Task description: Below are records; how many of their lines contain "unsigned"? Reply with the number and no other words.

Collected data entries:
----

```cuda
inline int tc_init(TcState* st, int num_sms) {
  st->num_sms = num_sms;
  cudaError_t e = cudaFuncSetAttribute(k_edge_layer_wg2, cudaFuncAttributeMaxDynamicSharedMemorySize, TcCfg<2>::SMEM_ALLOC);
  if (e == cudaSuccess)
    e = cudaFuncSetAttribute(k_edge_layer_wg2_timed, cudaFuncAttributeMaxDynamicSharedMemorySize, TcCfg<2>::SMEM_ALLOC);
  if (e == cudaSuccess)
    e = cudaFuncSetAttribute(k_edge_layer_wg1, cudaFuncAttributeMaxDynamicSharedMemorySize, TcCfg<1>::SMEM_ALLOC);
  if (e == cudaSuccess)
    e = cudaFuncSetAttribute(k_edge_layer_wg2_trows, cudaFuncAttributeMaxDynamicSharedMemorySize, TcCfg<2>::SMEM_ALLOC_TROWS);
  if (e == cudaSuccess)
    e = cudaFuncSetAttribute(k_edge_layer_wg1_trows, cudaFuncAttributeMaxDynamicSharedMemorySize, TcCfg<1>::SMEM_ALLOC_TROWS);
  if (e == cudaSuccess)
    e = cudaFuncSetAttribute(k_linear_wg2, cudaFuncAttributeMaxDynamicSharedMemorySize, TcCfg<2>::SMEM_ALLOC);
  if (e != cudaSuccess) {
    st->err = std::string("cudaFuncSetAttribute: ") + cudaGetErrorString(e);
    return -2;
  }
  if ((e = cudaMalloc(&st->zero_row, H * sizeof(float))) != cudaSuccess ||
      (e = cudaMemset(st->zero_row, 0, H * sizeof(float))) != cudaSuccess ||
      (e = cudaMalloc(&st->phase_cycles, 32 * sizeof(unsigned long long))) != cudaSuccess ||
      (e = cudaMemset(st->phase_cycles, 0, 32 * sizeof(unsigned long long))) != cudaSuccess ||
      (e = cudaHostAlloc(&st->error_host, 4 * sizeof(int), cudaHostAllocMapped)) != cudaSuccess ||
      (e = cudaHostGetDevicePointer((void**)&st->error_flag, st->error_host, 0)) != cudaSuccess) {
    st->err = std::string("tc_init alloc: ") + cudaGetErrorString(e);
    return -2;
  }
  return 0;
}

inline int tc_bind_weights(TcState* st, const uint16_t* arena, int L) {
  void* fn = nullptr;
  cudaDriverEntryPointQueryResult qres;
  cudaError_t e = cudaGetDriverEntryPoint("cuTensorMapEncodeTiled", &fn, cudaEnableDefault, &qres);
  if (e != cudaSuccess || !fn || qres != cudaDriverEntryPointSuccess) {
    st->err = "cuTensorMapEncodeTiled entry point not available";
    cudaGetLastError();
    return -2;
  }
  cuuint64_t gdim[2] = {(cuuint64_t)H, (cuuint64_t)w_arena_rows(L)};
  cuuint64_t gstride[1] = {(cuuint64_t)H * sizeof(uint16_t)};
  cuuint32_t box[2] = {(cuuint32_t)TC_KCH, 256u};
  cuuint32_t estr[2] = {1u, 1u};
  CUresult r = ((PFN_encodeTiled)fn)(&st->wmap, CU_TENSOR_MAP_DATA_TYPE_BFLOAT16, 2, (void*)arena, gdim,
                                     gstride, box, estr, CU_TENSOR_MAP_INTERLEAVE_NONE, CU_TENSOR_MAP_SWIZZLE_64B,
                                     CU_TENSOR_MAP_L2_PROMOTION_L2_256B, CU_TENSOR_MAP_FLOAT_OOB_FILL_NONE);
  if (r != CUDA_SUCCESS) {
    st->err = "cuTensorMapEncodeTiled failed with CUresult " + std::to_string((int)r);
    return -2;
  }
  st->bound = true;
  return 0;
}

template <int NWG>
inline int tc_launch(TcState* st, void (*kernel)(CUtensorMap, TcParams), TcParams& P, int rows, int nb,
                     cudaStream_t stream, int smem = TcCfg<NWG>::SMEM_ALLOC) {
  if (!st->bound) {
    st->err = "weights not bound";
    return -1;
  }
  P.zero_row = st->zero_row; P.error_flag = st->error_flag; P.phase_cycles = st->phase_cycles;
  P.n_tiles = nb * ((rows + TcCfg<NWG>::TILE - 1) / TcCfg<NWG>::TILE);
  const int grid = P.n_tiles < st->num_sms ? P.n_tiles : st->num_sms;
  kernel<<<grid, TcCfg<NWG>::THREADS, smem, stream>>>(st->wmap, P);
  const cudaError_t err = cudaGetLastError();
  if (err == cudaSuccess) return 0;
  st->err = std::string("launch: ") + cudaGetErrorString(err);
  return -2;
}

inline int tc_launch_edge_layer(TcState* st, int l, float* e, const float* uvab, float* partials, const GraphDev& g,
                                const LayerParams& lp, const float* tvec, const TimeRows& trows, int write_e,
                                int e_zero, const float* xt_lut, const float* lut, int agg_mode, int nwg, bool timed,
                                float* debug_acc, cudaStream_t stream) {
  TcParams P{};
  P.e = e; P.uvab = uvab; P.partials = partials; P.g = g; P.lp = lp; P.tvec = tvec;
  P.xt_lut = xt_lut; P.lut = lut; P.debug_acc = debug_acc;
  P.write_e = debug_acc ? 0 : write_e;
  P.e_zero = e_zero; P.agg_mode = agg_mode;
  P.w_row_base = w_row_C(l);
  if (trows.index && tvec && !debug_acc) {
    P.trows = trows;
    if (nwg == 1) return tc_launch<1>(st, k_edge_layer_wg1_trows, P, g.E, 1, stream, TcCfg<1>::SMEM_ALLOC_TROWS);
    return tc_launch<2>(st, k_edge_layer_wg2_trows, P, g.E, 1, stream, TcCfg<2>::SMEM_ALLOC_TROWS);
  }
  if (nwg == 1) return tc_launch<1>(st, k_edge_layer_wg1, P, g.E, 1, stream);
  return tc_launch<2>(st, timed && !debug_acc ? k_edge_layer_wg2_timed : k_edge_layer_wg2, P, g.E, 1, stream);
}

inline int tc_launch_linear(TcState* st, const float* in, float* out, const float* bias, int rows, int nb, int w_row,
                            cudaStream_t stream) {
  TcParams P{};
  P.lin_in = in; P.lin_out = out; P.lin_bias = bias; P.lin_rows = rows; P.lin_nb = nb; P.lin_w_row = w_row;
  P.lp.ln_e_g = P.lp.ln_e_b = P.lp.ln_o_g = P.lp.ln_o_b = P.lp.b_O = st->zero_row;
  return tc_launch<2>(st, k_linear_wg2, P, rows, nb, stream);
}

}
```

Before: 23.18.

----

Exercise response: 2